┌─ Entries supplied
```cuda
template <bool HEAD>
static int launch_h(const Params& p, int k_enc, cudaStream_t st) {
    if (k_enc == 32) return launch_t<32, HEAD>(p, st);
    if (k_enc == 40) return launch_t<40, HEAD>(p, st);
    return launch_t<64, HEAD>(p, st);
}

}
}

extern "C" int emer_field_wgrad(const float* enc, int64_t ld_enc, int k_enc, const float* hb, const float* hg,
                                const float* h1, const float* dz2, const float* dz1, const float* d1, const float* dzb,
                                const float* d_sem, int n_feat, float* dwb0, float* dbb0, float* dwb1, float* dbb1,
                                float* dw0g, int64_t ld_w0, float* dw1h, float* dw1g, int64_t ld_w1, float* dw2,
                                float* db2, int64_t n, void* stream) {
    if (n == 0) return 0;
    EMER_REQUIRE(enc && hb && d1 && dzb && dwb0 && dbb0 && dwb1 && dbb1, "emer_field_wgrad: NULL pointer");
    EMER_REQUIRE(!dz2 || (hg && h1 && dz1 && dw0g && dw1h && dw1g && dw2 && db2),
                 "emer_field_wgrad: NULL pointer among the colour head's buffers");
    EMER_REQUIRE(k_enc == 32 || k_enc == 40 || k_enc == 64, "emer_field_wgrad: k_enc=%d must be 32, 40 or 64", k_enc);
    EMER_REQUIRE(n_feat == 64 || n_feat == 128, "emer_field_wgrad: n_feat=%d must be 64 or 128", n_feat);
    EMER_REQUIRE(!d_sem || n_feat == 128, "emer_field_wgrad: d_sem needs n_feat = 128");
    EMER_REQUIRE(ld_enc % 4 == 0 && ld_enc >= k_enc, "emer_field_wgrad: ld_enc=%lld (need a multiple of 4, >= k_enc)",
                 (long long)ld_enc);
    EMER_REQUIRE(!dz2 || (ld_w0 >= 64 && ld_w1 >= 64), "emer_field_wgrad: ld_w0=%lld ld_w1=%lld shorter than a block",
                 (long long)ld_w0, (long long)ld_w1);
    EMER_REQUIRE((((uintptr_t)enc | (uintptr_t)hb | (uintptr_t)hg | (uintptr_t)h1 | (uintptr_t)dz2 | (uintptr_t)dz1 |
                   (uintptr_t)d1 | (uintptr_t)dzb | (uintptr_t)d_sem) & 15) == 0,
                 "emer_field_wgrad: row buffers must be 16-byte aligned");
    emer::fw::Params p{enc, ld_enc, hb, hg, h1, dz2, dz1, d1, dzb, d_sem, dwb0, dbb0, dwb1, dbb1,
                       dw0g, dw1h, dw1g, ld_w0, ld_w1, dw2, db2, n};
    const cudaStream_t st = (cudaStream_t)stream;
    return dz2 ? emer::fw::launch_h<true>(p, k_enc, st) : emer::fw::launch_h<false>(p, k_enc, st);
}
```

Measured before the change: 2.287 million.

## Load weight-gradient row tiles with TMA and mbarriers, double-buffer consumer fragments

Replaces the per-thread cp.async row copies in the producer warpgroup with TMA bulk tensor copies issued by a single thread and tracked by per-slot mbarriers with expected transaction bytes. Consumers now also wait on the mbarrier. The consumer loop is restructured to load the next tile's A fragments while the current wgmma runs. This aims to cut producer instruction overhead and overlap fragment loads with the MMAs, at the cost of host-side tensor-map encoding on every launch, more consumer registers, and an int32 row limit.

```diff
diff --git a/emernerf_b200/csrc/field_wgrad.cu b/emernerf_b200/csrc/field_wgrad.cu
--- a/emernerf_b200/csrc/field_wgrad.cu
+++ b/emernerf_b200/csrc/field_wgrad.cu
@@ -1,3 +1,6 @@
+#include <cuda.h>
+#include <cudaTypedefs.h>
+
 #include "common.cuh"
 #include "tc_common.cuh"
 
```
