#include "ssfm_amd.h"
#include "ssfm_common.hpp"
#include "ssfm_kernels.hpp"
#include "ssfm_launch.hpp"
// ... 687 lines not shown
            lanes_from_pool = true;
            ++g_lane_pairs_reused;
        }
        if (!lane_stream[0]) HIP_TRY(hipStreamCreateWithPriority(lane_stream[0].out(), hipStreamNonBlocking, prio_hi));
        stream = lane_stream[0];
        for (Event* e : {&ev0, &ev1}) HIP_TRY(hipEventCreate(e->out()));
        if (const char* e = std::getenv("SSFM_LANE_THREADS")) lane_threads = std::atoi(e) != 0;
        HIP_TRY(hipEventCreateWithFlags(fork_ev.out(), hipEventDisableTiming));
        for (int g = 1; g < nlanes; ++g) {
            if (!(lanes_from_pool && g == 1)) HIP_TRY(hipStreamCreateWithPriority(lane_stream[g].out(), hipStreamNonBlocking, prio_hi));
            HIP_TRY(hipEventCreateWithFlags(lane_ev[g].out(), hipEventDisableTiming));
        }
        lanes_active = nlanes;
        return SSFM_OK;
    }
    int make_tables() {
        HIP_TRY(F_own.reserve(cb * n * batch));
        HIP_TRY(P_own.reserve(sizeof(T) * n * batch));
        F = F_own; P = P_own;
        Y = F;
        if (u16) { HIP_TRY(Y_own.reserve(cb * n * batch)); Y = Y_own; }
        if (u16 || sizeof(T) == 8) {
            const long long nA = (long long)(N1 / E) * N2, nB = (long long)E * N2;
            HIP_TRY(twA.reserve(cb * nA));
            HIP_TRY(twB.reserve(cb * nB));
            const int C_ = cols_per_tile<T>();
            hipLaunchKernelGGL(k_make_tw_tiles<T>, dim3((unsigned)((nA + 255) / 256)), dim3(256), 0, stream, twA.get(), N1 / E, 1ll, N2, C_, (long long)n, (int)u16, N2 / Ef);
            hipLaunchKernelGGL(k_make_tw_tiles<T>, dim3((unsigned)((nB + 255) / 256)), dim3(256), 0, stream, twB.get(), E, (long long)(N1 / E), N2, C_, (long long)n, (int)u16, N2 / Ef);
        } else {
            HIP_TRY(twN.reserve(cb * n));
            hipLaunchKernelGGL(k_make_twN<T>, dim3((unsigned)((n + 255) / 256)), dim3(256), 0, stream, twN.get(), N1, N2, cols_per_tile<T>(), E, (int)u16, N2 / Ef);
        }
        if (int rc = make_line_table(&tw1, N1, E)) return rc;
        if (int rc = make_line_table(&tw2, N2, Ef)) return rc;
        HIP_TRY(dnat.reserve(cb * n_full));
        HIP_TRY(dperm.reserve(cb * n));
        return SSFM_OK;
    }
    int make_split_extras() {
        HIP_TRY(Fnat.reserve(cb * n_full * batch_full));
        HIP_TRY(hipMemsetAsync(Fnat, 0, cb * n_full * batch_full, stream));
        HIP_TRY(split_twA.reserve(sizeof(double2) * (size_t)split_R * N1));
        HIP_TRY(split_twB.reserve(sizeof(double2) * (size_t)split_R * N2));
        const long long nt = (long long)split_R * (N1 + N2);
        hipLaunchKernelGGL(k_make_split_twiddles, dim3((unsigned)((nt + 255) / 256)), dim3(256), 0, stream, split_twA.get(), split_twB.get(), N1, N2, split_R);
        HIP_TRY(hipGetLastError());
        return SSFM_OK;
    }
    int make_engine_extras() {
        if (Ef_fly != Ef) {
            if (int rc = make_line_table(&tw2_fly, N2, Ef_fly)) return rc;
            HIP_TRY(dperm_fly.reserve(cb * n));
        }
        if (const char* e = std::getenv("SSFM_ADAPT_FUSED")) fused_ok = std::atoi(e) != 0;
        if (const char* e = std::getenv("SSFM_MEDIUM")) medium_ok = std::atoi(e) != 0;
        if (const char* e = std::getenv("SSFM_MEDIUM_ADAPT")) medium_adapt_ok = std::atoi(e) != 0;
        if (const char* e = std::getenv("SSFM_MEDIUM_SPLIT")) medium_split_ok = std::atoi(e) != 0;
        if (const char* e = std::getenv("SSFM_FUSED_PATIENCE_TICKS")) medium_patience = std::atoll(e);
        if (const char* e = std::getenv("SSFM_PHASE_TABLE")) phase_tables = std::atoi(e) != 0;
        if (const char* e = std::getenv("SSFM_FORCE_FLY")) force_fly = std::atoi(e) != 0;
        if (sizeof(T) == 4 && medium_shape(N1, N2) && (medium_ok || medium_adapt_ok)) (void)pick_xcc();
        if (small) {
            if (int rc = make_line_table(&tw_small, (int)n, small_points<T>((int)n))) return rc;
            HIP_TRY(dsmall.reserve(cb * n));
        }
        HIP_TRY(st.reserve(sizeof(AdaptState<T>)));
        HIP_TRY(hipMemsetAsync(P, 0, sizeof(T) * n * batch, stream));
        HIP_TRY(hipGetLastError());
        HIP_TRY(hipStreamSynchronize(stream));
        return SSFM_OK;
    }
    int rate_lanes_at_creation() {
        for (Event* e : {&lane_e0, &lane_e1, &run_e0, &run_e1}) HIP_TRY(hipEventCreate(e->out()));
        HIP_TRY(hipMemsetAsync(F, 0, cb * n * batch, stream));
        if (Y != F) HIP_TRY(hipMemsetAsync(Y, 0, cb * n * batch, stream));
        HIP_TRY(hipMemsetAsync(dperm, 0, cb * n, stream));
        if (dperm_fly) HIP_TRY(hipMemsetAsync(dperm_fly, 0, cb * n, stream));
        bool replaced = false;
        if (lanes_from_pool && nlanes == 2) lanes_ok = true;
        else {
            ++g_lane_ratings;
            if (int rc = rate_and_replace_lanes(F, Y, P, &replaced)) return rc;
        }
        if (!lanes_ok) lane_strikes = 1;
// ... 124 lines not shown
        else lane_suspect = 0;
        return SSFM_OK;
    }
    int heal_lanes() {
        ++lane_heals;
        HIP_TRY(hipStreamSynchronize(stream));
        const size_t cb = sizeof(cx<T>) * (size_t)n * batch;
        DeviceBuffer<cx<T>> Fx_own, Yx_own;
        DeviceBuffer<T> Px_own;
        if (Fx_own.reserve(cb) != hipSuccess) { (void)hipGetLastError(); return SSFM_OK; }
        if (Y != F && Yx_own.reserve(cb) != hipSuccess) { (void)hipGetLastError(); return SSFM_OK; }
        if (Px_own.reserve(sizeof(T) * (size_t)n * batch) != hipSuccess) { (void)hipGetLastError(); return SSFM_OK; }
        cx<T>* const Fx = Fx_own; cx<T>* const Yx = Y != F ? Yx_own.get() : Fx; T* const Px = Px_own;
        (void)hipMemsetAsync(Fx, 0, cb, stream);
        if (Yx != Fx) (void)hipMemsetAsync(Yx, 0, cb, stream);
        (void)hipMemsetAsync(Px, 0, sizeof(T) * (size_t)n * batch, stream);
        const float seen = lane_pair_us;
        bool replaced = false;
        const int rc = rate_and_replace_lanes(Fx, Yx, Px, &replaced);
        (void)hipStreamSynchronize(stream);
        if (rc != SSFM_OK) return rc;
        if (replaced) ++lanes_remade;
        if (lanes_ok) {
            lane_strikes = 0;
            if (!replaced) lane_pair_us = lane_last_us;
            else if (seen > 0.f && seen < lane_pair_us) lane_pair_us = seen;
        } else if (++lane_strikes >= 2) {
            lanes_active = 1;
            lanes_dropped = 1;
        }
        return SSFM_OK;
    }

    int make_line_table(DeviceBuffer<cx<T>>* out, int L, int E) {
        const int M = fft_nstages(L, E);
        const int total = fft_tw_entries(L, E, (int)sizeof(T));
        std::vector<cx<T>> tab((size_t)(total > 0 ? total : 1));
        for (int S = 1; S < M; ++S) {
            const int R = fft_radix(L, S, E), NB = E / R, KU = fft_tw_ku(L, S, E), off = fft_tw_offset(L, S, E, (int)sizeof(T));
            for (int i = 0; i < NB; ++i)
                for (int u = 1; u < R; ++u)
                    for (int ku = 0; ku < KU; ++ku) {
                        const int q = fft_tw_exponent(L, E, S, i, u, ku) % L;
                        const double ang = -2.0 * 3.14159265358979323846 * (double)q / (double)L;
                        cx<T> w; w.x = (T)std::cos(ang); w.y = (T)std::sin(ang);
                        if (q == 0) { w.x = (T)1; w.y = (T)0; }
                        if (4 * q == L) { w.x = (T)0; w.y = (T)-1; }
                        if (2 * q == L) { w.x = (T)-1; w.y = (T)0; }
                        if (4 * q == 3 * L) { w.x = (T)0; w.y = (T)1; }
                        tab[(size_t)off + (size_t)fft_tw_index(L, S, E, (int)sizeof(T), i * (R - 1) + (u - 1), ku)] = w;
                    }
        }
        HIP_TRY(out->reserve(sizeof(cx<T>) * tab.size()));
        HIP_TRY(hipMemcpy(out->get(), tab.data(), sizeof(cx<T>) * tab.size(), hipMemcpyHostToDevice));
        return SSFM_OK;
    }
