template <typename T, bool MASK>
__global__ __launch_bounds__(256, 2) void c3_kernel(const C3Args a) {
    static_assert(sizeof(T) == 2, "16-bit element types only");
    __shared__ __attribute__((aligned(1024))) char smem[C3_LDS];
    const uint32_t lds0 = (uint32_t)(uintptr_t)(__attribute__((address_space(3))) char*)smem;
    const int tid = threadIdx.x, lane = tid & 63, wave = __builtin_amdgcn_readfirstlane(tid >> 6);
    const int cw = wave & 1, pw = wave >> 1;
    int l31 = lane & 31;
    const int h = lane >> 5;

    const UrsoTileStream ts = urso_tile_stream(a.ntiles);
    const int t_end = ts.t_end, bpx = ts.bpx;
    int tile = ts.tile;
    if (tile >= t_end) return;

    const i32x4_t rs = raw_rsrc(a.src, a.bytes);
    const __amdgpu_buffer_rsrc_t rds = make_rsrc(a.dst, a.bytes);
    const __amdgpu_buffer_rsrc_t rmk = make_rsrc(MASK ? a.mask : a.dst, MASK ? a.bytes : 0u);

    int lane_d = lane;
    auto tile_origin = [&](int t, int& b, int& y0, int& x0) {
        const int tx = t % a.tiles_x, q = t / a.tiles_x;
        const int ty = q % a.tiles_y;
        b = q / a.tiles_y; y0 = ty * C3_TH; x0 = tx * C3_TW;
    };
    auto dma_tile = [&](int t, int buf) {
        int b, y0, x0;
        tile_origin(t, b, y0, x0);
        const int base = ((b * a.H + y0 - 1) * a.W + x0 - 1) * 128;
        asm volatile("" : "+v"(lane_d));
#pragma unroll
        for (int i = 0; i < C3_NA; ++i) {
            const int hr = 8 * (wave + 4 * i) + (lane_d >> 3);
            const int hy = (hr * 241) >> 13, hx = hr - hy * C3_HW;
            const int y = y0 - 1 + hy, x = x0 - 1 + hx;
            const bool ok = hr < C3_HROWS && y >= 0 && y < a.H && x >= 0 && x < a.W;
            const uint32_t off = (uint32_t)(base + (hy * a.W + hx) * 128 + (((lane_d & 7) ^ ((hx >> 1) & 7)) << 4));
            lds_dma16(rs, lds0 + buf * C3_ABUF + (wave + 4 * i) * 1024, ok ? off : URSO_OOB_SHIFT);
        }
    };

    i32x4_t wfr[9][4];
    {
        const int lg = 16 * ((l31 >> 2) & 1) + 4 * (l31 >> 3) + (l31 & 3);
        const char* wrow = (const char*)a.wgt + (size_t)(32 * cw + lg) * (9 * 64 * 2);
#pragma unroll
        for (int t = 0; t < 9; ++t)
#pragma unroll
            for (int j = 0; j < 4; ++j) wfr[t][j] = *(const i32x4_t*)(wrow + (t * 64 + 16 * j + 8 * h) * 2);
    }
    if (tid < 64) *(float*)(smem + C3_BOFF + tid * 4) = a.bias ? a.bias[tid] : 0.f;

    constexpr int NST = 4;
    uint32_t ea[3];
#pragma unroll
    for (int kx = 0; kx < 3; ++kx) ea[kx] = (uint32_t)(l31 * 128 + ((h ^ (((l31 + kx) >> 1) & 7)) << 4));

    dma_tile(tile, 0);
    int buf = 0;
    bool first = true;
    while (true) {
        const bool has_next = tile + bpx < t_end;
        if (first) wait_vm<0>(); else wait_vm<NST>();
        first = false;
        lds_barrier_asm();
        if (has_next) dma_tile(tile + bpx, buf ^ 1);

        f32x16_t acc[2];
        {
            const f32x4_t* bp = (const f32x4_t*)(smem + C3_BOFF + (32 * cw + 16 * h) * 4);
#pragma unroll
            for (int q = 0; q < 4; ++q) {
                const f32x4_t b4 = bp[q];
#pragma unroll
                for (int r = 0; r < 2; ++r) { acc[r][4 * q] = b4.x; acc[r][4 * q + 1] = b4.y; acc[r][4 * q + 2] = b4.z; acc[r][4 * q + 3] = b4.w; }
            }
        }
        i32x4_t f[4];
        uint32_t eb[3];
#pragma unroll
        for (int kx = 0; kx < 3; ++kx) eb[kx] = ea[kx] + (uint32_t)(buf * C3_ABUF + 2 * pw * C3_HW * 128);
        auto rd = [&](i32x4_t& fs, int s) {
            const int hr = s / 12, kx = (s / 4) % 3, j = s & 3;
            if (j == 0) asm volatile("" : "+v"(eb[kx]));
            fs = *(const i32x4_t*)(smem + (hr * C3_HW + kx) * 128 + (eb[kx] ^ (uint32_t)(j << 5)));
        };
        rd(f[0], 0);
        rd(f[1], 1);
        rd(f[2], 2);
#pragma unroll
        for (int s = 0; s < 48; ++s) {
            if (s + 3 < 48) rd(f[(s + 3) & 3], s + 3);
            __builtin_amdgcn_sched_barrier(0);
            const int hr = s / 12, kx = (s / 4) % 3, j = s & 3;
            if (hr <= 2) Mma32<T>::run(wfr[3 * hr + kx][j], f[s & 3], acc[0]);
            if (hr >= 1) Mma32<T>::run(wfr[3 * (hr - 1) + kx][j], f[s & 3], acc[1]);
            __builtin_amdgcn_sched_barrier(0);
        }

        char* sO = smem + C3_OOFF;
#pragma unroll
        for (int r = 0; r < 2; ++r) {
            const int px = (2 * pw + r) * 32 + l31;
#pragma unroll
            for (int v = 0; v < 2; ++v) {
                T o[8];
#pragma unroll
                for (int e = 0; e < 8; ++e) { float y = acc[r][8 * v + e]; y = a.relu ? relu_f(y) : y; o[e] = Elem<T>::from_f(y); }
                i32x4_t ov; __builtin_memcpy(&ov, o, 16);
                *(i32x4_t*)(sO + px * 128 + (((4 * cw + 2 * h + v) ^ ((px >> 1) & 7)) << 4)) = ov;
            }
        }
        int b, y0, x0;
        tile_origin(tile, b, y0, x0);
        uint32_t so[NST];
        i32x4_t mv[NST];
#pragma unroll
        for (int i = 0; i < NST; ++i) {
            const int row = 8 * (wave + 4 * i) + (lane >> 3);
            const int y = y0 + (row >> 5), x = x0 + (row & 31);
            so[i] = (y < a.H && x < a.W) ? (uint32_t)(((b * a.H + y) * a.W + x) * 128 + (((lane & 7) ^ ((row >> 1) & 7)) << 4)) : URSO_OOB_SHIFT;
            if constexpr (MASK) mv[i] = buf_load16(rmk, so[i]);
        }
        lds_barrier_asm();
#pragma unroll
        for (int i = 0; i < NST; ++i) {
            i32x4_t v = *(const i32x4_t*)(sO + (wave + 4 * i) * 1024 + lane * 16);
            if constexpr (MASK) {
                T x[8], m[8];
                __builtin_memcpy(x, &v, 16); __builtin_memcpy(m, &mv[i], 16);
#pragma unroll
                for (int e = 0; e < 8; ++e) x[e] = Elem<T>::to_f(m[e]) > 0.f ? x[e] : Elem<T>::from_f(0.f);
                __builtin_memcpy(&v, x, 16);
            }
            buf_store16(rds, so[i], v);
        }
        if (!has_next) break;
        tile += bpx; buf ^= 1;
    }
}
└─
#### What the task asks:
Search the entries for the word "pointer" and gather every line where it appears.

#### Task output:
    EMER_REQUIRE(enc && hb && d1 && dzb && dwb0 && dbb0 && dwb1 && dbb1, "emer_field_wgrad: NULL pointer");
                 "emer_field_wgrad: NULL pointer among the colour head's buffers");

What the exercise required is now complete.